Extracted records:

------------------------------------

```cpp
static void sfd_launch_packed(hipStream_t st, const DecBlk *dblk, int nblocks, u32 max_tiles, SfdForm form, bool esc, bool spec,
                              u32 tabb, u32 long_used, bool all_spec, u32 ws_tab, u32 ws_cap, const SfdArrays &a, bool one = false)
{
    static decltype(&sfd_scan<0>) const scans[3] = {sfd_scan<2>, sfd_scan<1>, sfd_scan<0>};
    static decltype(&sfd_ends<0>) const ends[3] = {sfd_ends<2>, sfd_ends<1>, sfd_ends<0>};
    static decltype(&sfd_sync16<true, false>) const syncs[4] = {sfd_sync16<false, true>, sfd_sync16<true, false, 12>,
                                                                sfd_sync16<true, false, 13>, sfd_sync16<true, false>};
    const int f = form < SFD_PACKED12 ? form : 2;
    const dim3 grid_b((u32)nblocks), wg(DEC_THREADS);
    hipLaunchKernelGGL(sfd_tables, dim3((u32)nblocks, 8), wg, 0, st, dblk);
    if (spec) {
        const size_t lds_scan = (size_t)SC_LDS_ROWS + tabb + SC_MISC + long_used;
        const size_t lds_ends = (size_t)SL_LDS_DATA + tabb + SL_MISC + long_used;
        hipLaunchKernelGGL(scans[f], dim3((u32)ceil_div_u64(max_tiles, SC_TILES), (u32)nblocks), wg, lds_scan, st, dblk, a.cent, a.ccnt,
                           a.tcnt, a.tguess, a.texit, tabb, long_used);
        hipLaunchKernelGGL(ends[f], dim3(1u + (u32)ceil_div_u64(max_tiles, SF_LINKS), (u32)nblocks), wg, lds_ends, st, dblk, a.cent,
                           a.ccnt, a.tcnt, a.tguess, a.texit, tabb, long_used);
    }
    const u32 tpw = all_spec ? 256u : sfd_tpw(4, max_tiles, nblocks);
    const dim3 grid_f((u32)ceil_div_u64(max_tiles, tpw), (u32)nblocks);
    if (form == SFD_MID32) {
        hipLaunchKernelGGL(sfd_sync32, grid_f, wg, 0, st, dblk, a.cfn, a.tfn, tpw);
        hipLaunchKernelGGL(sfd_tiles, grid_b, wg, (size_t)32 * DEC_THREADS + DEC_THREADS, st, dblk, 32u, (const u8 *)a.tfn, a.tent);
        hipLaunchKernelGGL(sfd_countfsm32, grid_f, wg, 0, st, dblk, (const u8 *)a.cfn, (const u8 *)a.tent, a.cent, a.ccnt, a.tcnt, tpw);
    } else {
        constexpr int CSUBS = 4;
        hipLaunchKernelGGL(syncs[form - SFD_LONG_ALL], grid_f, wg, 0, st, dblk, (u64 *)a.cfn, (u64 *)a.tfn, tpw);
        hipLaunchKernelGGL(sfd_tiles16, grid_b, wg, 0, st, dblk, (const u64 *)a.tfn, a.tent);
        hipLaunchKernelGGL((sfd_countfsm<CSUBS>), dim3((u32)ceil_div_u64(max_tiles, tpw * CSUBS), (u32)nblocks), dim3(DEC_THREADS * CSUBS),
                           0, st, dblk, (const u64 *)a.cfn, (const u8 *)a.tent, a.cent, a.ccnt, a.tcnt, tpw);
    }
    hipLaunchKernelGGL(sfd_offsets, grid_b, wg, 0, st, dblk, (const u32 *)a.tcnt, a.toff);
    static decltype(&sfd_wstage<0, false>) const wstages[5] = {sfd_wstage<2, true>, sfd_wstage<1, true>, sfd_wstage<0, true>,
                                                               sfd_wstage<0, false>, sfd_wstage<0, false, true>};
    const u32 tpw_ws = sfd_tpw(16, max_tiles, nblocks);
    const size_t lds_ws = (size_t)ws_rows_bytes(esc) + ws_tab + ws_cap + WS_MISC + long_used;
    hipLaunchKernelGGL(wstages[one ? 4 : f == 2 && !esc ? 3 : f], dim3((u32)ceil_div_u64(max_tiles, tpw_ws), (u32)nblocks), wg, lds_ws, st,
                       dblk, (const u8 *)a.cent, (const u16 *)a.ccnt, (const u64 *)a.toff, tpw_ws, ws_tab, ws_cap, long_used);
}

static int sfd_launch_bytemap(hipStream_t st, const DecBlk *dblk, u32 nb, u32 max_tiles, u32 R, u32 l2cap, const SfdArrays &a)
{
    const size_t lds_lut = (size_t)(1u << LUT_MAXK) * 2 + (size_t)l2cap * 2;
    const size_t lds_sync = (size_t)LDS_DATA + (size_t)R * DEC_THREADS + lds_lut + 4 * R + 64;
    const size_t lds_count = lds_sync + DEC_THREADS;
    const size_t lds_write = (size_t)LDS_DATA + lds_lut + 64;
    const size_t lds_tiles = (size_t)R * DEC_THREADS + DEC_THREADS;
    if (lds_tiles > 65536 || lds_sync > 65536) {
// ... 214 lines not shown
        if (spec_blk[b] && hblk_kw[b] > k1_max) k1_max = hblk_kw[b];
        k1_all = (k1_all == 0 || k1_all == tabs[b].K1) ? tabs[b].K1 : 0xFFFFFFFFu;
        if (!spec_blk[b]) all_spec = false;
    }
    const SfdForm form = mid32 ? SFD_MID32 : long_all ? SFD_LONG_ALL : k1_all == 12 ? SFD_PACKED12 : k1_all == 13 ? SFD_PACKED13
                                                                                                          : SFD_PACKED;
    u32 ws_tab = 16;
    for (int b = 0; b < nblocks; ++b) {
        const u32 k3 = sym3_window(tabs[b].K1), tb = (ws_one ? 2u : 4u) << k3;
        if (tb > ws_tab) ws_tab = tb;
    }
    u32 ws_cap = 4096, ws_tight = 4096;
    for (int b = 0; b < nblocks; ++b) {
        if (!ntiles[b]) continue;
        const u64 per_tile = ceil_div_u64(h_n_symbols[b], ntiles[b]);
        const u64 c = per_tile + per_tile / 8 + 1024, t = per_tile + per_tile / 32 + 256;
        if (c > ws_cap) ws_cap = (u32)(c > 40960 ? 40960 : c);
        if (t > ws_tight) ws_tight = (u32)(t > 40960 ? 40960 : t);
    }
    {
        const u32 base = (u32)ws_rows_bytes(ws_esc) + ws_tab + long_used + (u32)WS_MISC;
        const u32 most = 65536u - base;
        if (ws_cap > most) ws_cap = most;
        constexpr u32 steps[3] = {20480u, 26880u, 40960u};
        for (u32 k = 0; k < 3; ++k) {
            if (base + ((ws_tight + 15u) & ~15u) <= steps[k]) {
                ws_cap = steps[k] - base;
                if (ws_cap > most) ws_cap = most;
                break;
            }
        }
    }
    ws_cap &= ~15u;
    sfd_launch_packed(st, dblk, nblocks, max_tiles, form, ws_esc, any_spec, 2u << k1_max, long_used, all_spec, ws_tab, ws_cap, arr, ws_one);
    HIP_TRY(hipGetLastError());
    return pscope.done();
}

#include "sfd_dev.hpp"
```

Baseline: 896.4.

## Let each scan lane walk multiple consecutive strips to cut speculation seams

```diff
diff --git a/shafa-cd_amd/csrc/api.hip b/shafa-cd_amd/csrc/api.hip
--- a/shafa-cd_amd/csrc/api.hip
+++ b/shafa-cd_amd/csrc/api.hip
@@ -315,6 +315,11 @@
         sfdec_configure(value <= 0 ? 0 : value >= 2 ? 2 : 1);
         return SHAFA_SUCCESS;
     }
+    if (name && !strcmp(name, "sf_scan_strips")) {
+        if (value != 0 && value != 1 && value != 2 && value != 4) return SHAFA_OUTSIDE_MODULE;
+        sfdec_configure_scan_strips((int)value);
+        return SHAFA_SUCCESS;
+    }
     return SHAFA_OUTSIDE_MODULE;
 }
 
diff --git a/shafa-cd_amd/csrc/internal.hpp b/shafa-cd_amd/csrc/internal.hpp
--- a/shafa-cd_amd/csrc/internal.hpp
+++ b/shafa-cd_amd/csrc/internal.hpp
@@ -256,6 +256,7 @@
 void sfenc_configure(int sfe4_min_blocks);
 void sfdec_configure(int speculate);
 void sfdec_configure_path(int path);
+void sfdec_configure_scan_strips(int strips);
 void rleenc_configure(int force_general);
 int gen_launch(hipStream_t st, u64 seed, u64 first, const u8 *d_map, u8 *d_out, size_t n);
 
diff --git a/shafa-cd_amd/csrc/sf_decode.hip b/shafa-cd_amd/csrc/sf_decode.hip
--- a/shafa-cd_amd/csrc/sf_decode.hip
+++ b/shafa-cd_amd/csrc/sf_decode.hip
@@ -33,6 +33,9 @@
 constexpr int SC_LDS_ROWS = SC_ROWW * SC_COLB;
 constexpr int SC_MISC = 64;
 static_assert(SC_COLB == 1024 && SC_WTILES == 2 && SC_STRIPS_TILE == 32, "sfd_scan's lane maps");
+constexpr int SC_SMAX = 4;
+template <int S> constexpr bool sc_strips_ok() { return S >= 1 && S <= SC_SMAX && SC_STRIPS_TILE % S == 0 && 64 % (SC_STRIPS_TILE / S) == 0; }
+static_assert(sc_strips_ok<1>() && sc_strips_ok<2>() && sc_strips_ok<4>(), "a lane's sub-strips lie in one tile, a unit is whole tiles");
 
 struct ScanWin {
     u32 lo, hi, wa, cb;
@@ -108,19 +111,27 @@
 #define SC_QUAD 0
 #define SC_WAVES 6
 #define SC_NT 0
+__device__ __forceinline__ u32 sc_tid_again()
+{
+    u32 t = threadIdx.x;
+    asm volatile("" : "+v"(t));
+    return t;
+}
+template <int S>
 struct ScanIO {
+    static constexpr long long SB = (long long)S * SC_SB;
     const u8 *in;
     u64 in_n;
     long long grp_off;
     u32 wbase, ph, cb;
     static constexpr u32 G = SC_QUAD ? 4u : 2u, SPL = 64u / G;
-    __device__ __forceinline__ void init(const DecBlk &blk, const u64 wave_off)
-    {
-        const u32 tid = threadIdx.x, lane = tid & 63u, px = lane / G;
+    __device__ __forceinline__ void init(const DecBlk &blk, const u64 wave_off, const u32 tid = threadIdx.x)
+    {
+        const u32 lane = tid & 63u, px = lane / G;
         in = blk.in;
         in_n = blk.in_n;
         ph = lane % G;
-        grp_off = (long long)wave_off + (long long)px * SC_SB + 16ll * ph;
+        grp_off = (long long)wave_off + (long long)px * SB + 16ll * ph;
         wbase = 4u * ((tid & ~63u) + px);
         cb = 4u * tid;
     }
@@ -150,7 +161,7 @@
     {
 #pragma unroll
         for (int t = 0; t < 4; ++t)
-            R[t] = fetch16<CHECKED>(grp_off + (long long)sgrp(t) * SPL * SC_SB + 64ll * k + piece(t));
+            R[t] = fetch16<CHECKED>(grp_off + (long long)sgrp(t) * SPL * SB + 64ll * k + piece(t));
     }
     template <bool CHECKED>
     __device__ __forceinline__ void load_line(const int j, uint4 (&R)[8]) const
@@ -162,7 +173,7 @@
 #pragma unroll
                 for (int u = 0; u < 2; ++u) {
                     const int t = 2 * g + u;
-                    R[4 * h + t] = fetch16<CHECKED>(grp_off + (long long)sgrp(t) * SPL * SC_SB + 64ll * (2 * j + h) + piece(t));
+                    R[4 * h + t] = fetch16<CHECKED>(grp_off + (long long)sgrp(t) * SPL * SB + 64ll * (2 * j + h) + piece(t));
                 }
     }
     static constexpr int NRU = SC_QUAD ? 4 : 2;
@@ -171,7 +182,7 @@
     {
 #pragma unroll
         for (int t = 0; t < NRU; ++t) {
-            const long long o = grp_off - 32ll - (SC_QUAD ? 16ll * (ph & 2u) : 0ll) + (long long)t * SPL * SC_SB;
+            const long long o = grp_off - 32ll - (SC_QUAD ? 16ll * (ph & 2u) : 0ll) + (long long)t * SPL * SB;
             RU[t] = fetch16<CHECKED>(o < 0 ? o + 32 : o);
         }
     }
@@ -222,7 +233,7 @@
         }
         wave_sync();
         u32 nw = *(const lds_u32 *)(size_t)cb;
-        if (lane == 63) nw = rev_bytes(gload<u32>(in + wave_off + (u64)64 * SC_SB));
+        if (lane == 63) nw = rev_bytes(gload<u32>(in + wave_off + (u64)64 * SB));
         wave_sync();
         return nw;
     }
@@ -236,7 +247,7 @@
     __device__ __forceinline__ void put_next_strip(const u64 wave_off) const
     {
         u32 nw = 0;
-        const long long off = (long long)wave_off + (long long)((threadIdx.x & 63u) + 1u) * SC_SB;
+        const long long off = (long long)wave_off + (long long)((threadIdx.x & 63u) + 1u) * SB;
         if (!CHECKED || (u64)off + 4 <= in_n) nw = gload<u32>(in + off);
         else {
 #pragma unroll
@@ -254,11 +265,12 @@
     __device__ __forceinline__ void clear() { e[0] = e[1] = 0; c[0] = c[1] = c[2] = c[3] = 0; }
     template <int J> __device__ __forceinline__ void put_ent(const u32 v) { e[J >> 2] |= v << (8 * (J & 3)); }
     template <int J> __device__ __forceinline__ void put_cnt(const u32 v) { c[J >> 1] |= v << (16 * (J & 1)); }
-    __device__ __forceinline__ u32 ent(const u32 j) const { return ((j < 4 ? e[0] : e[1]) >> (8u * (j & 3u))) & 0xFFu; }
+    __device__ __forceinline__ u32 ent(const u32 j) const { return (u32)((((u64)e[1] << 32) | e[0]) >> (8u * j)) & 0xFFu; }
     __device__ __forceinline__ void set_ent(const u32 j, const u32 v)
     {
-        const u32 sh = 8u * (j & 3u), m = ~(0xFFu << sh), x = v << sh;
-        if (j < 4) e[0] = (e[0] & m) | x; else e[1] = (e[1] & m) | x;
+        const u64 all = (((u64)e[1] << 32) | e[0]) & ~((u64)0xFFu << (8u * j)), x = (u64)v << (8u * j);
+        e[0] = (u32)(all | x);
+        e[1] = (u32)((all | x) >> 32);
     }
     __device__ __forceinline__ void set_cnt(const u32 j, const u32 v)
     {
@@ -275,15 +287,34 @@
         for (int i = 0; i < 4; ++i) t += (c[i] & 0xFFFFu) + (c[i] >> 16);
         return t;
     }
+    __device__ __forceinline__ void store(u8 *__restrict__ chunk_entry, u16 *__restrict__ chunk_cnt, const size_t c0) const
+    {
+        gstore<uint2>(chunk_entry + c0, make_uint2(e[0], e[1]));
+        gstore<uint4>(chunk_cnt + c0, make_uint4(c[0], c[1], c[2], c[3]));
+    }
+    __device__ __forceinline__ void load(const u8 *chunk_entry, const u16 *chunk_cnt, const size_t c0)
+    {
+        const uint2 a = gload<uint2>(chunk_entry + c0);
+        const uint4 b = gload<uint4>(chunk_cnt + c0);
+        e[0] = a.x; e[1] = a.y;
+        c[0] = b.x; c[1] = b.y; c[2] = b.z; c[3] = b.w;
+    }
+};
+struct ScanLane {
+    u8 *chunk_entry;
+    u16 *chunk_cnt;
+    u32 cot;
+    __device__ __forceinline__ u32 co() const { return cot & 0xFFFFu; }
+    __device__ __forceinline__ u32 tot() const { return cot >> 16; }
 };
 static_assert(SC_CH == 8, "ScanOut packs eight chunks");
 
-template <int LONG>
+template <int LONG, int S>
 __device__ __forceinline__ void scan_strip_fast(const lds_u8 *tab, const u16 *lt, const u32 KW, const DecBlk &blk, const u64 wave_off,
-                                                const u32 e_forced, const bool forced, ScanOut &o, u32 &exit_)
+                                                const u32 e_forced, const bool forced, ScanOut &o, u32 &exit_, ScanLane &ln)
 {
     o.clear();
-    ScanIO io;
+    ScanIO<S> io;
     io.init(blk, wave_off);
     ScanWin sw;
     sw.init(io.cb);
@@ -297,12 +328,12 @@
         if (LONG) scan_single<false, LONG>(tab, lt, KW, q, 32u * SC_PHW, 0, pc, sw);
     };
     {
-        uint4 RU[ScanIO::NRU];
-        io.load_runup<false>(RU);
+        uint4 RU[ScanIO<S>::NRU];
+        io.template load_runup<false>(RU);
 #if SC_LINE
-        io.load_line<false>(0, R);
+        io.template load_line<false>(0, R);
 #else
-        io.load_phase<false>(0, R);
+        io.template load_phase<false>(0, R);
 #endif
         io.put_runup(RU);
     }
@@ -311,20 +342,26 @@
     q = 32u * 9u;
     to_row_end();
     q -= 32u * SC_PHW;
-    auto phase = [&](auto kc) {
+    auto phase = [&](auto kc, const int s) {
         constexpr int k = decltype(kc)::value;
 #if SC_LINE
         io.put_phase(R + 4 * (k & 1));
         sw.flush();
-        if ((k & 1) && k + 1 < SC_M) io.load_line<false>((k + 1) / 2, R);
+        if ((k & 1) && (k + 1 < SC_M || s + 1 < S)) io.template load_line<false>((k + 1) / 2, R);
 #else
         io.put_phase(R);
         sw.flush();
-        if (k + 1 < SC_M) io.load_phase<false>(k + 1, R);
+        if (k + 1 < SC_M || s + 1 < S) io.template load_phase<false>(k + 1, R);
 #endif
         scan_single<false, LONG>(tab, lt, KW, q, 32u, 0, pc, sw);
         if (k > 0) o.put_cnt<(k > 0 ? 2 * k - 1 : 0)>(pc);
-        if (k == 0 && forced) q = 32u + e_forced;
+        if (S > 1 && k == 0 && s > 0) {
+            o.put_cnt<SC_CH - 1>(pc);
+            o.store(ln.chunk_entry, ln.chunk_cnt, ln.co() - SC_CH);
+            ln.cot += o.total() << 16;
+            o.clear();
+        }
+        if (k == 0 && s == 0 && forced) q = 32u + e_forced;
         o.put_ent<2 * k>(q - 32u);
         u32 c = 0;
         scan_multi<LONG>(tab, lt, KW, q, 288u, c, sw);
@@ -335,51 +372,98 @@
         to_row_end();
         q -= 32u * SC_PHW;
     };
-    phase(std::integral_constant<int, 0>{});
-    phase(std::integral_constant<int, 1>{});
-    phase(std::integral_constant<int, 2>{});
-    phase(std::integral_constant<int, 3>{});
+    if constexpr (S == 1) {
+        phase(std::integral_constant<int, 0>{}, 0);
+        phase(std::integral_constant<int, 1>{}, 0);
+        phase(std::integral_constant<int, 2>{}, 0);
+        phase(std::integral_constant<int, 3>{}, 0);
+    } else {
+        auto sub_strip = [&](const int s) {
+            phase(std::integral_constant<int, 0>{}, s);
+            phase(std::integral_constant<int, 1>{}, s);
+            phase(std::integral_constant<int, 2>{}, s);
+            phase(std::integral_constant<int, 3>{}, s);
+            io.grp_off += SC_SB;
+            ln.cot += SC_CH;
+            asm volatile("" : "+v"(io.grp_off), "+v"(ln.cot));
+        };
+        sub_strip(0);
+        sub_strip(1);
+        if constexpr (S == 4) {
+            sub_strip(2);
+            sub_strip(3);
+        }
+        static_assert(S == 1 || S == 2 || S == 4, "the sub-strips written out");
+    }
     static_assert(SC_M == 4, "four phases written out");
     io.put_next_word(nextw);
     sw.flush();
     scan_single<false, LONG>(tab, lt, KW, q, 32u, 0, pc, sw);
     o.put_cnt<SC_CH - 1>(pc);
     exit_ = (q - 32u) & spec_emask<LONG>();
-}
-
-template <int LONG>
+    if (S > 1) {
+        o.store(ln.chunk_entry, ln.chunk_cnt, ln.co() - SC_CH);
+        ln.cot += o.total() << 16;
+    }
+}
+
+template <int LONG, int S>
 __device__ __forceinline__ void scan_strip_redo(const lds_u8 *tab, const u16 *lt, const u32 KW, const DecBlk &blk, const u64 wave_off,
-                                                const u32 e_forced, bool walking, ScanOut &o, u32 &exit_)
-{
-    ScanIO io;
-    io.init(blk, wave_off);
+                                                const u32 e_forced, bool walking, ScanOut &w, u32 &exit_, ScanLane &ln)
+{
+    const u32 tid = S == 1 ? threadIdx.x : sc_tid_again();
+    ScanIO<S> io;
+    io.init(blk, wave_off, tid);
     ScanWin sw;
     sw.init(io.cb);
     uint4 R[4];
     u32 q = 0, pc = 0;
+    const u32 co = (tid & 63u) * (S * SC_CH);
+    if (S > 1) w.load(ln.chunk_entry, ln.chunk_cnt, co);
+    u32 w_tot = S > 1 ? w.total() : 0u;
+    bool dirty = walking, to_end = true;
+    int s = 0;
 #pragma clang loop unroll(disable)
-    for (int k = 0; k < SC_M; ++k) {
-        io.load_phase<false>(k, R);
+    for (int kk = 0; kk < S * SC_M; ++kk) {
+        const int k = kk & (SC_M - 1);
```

------------------------------------

- _PROBLEM TO WORK ON_
Tally the lines in the records that hold the word "clear". Give only the total.

- _WRITTEN SOLUTION_
3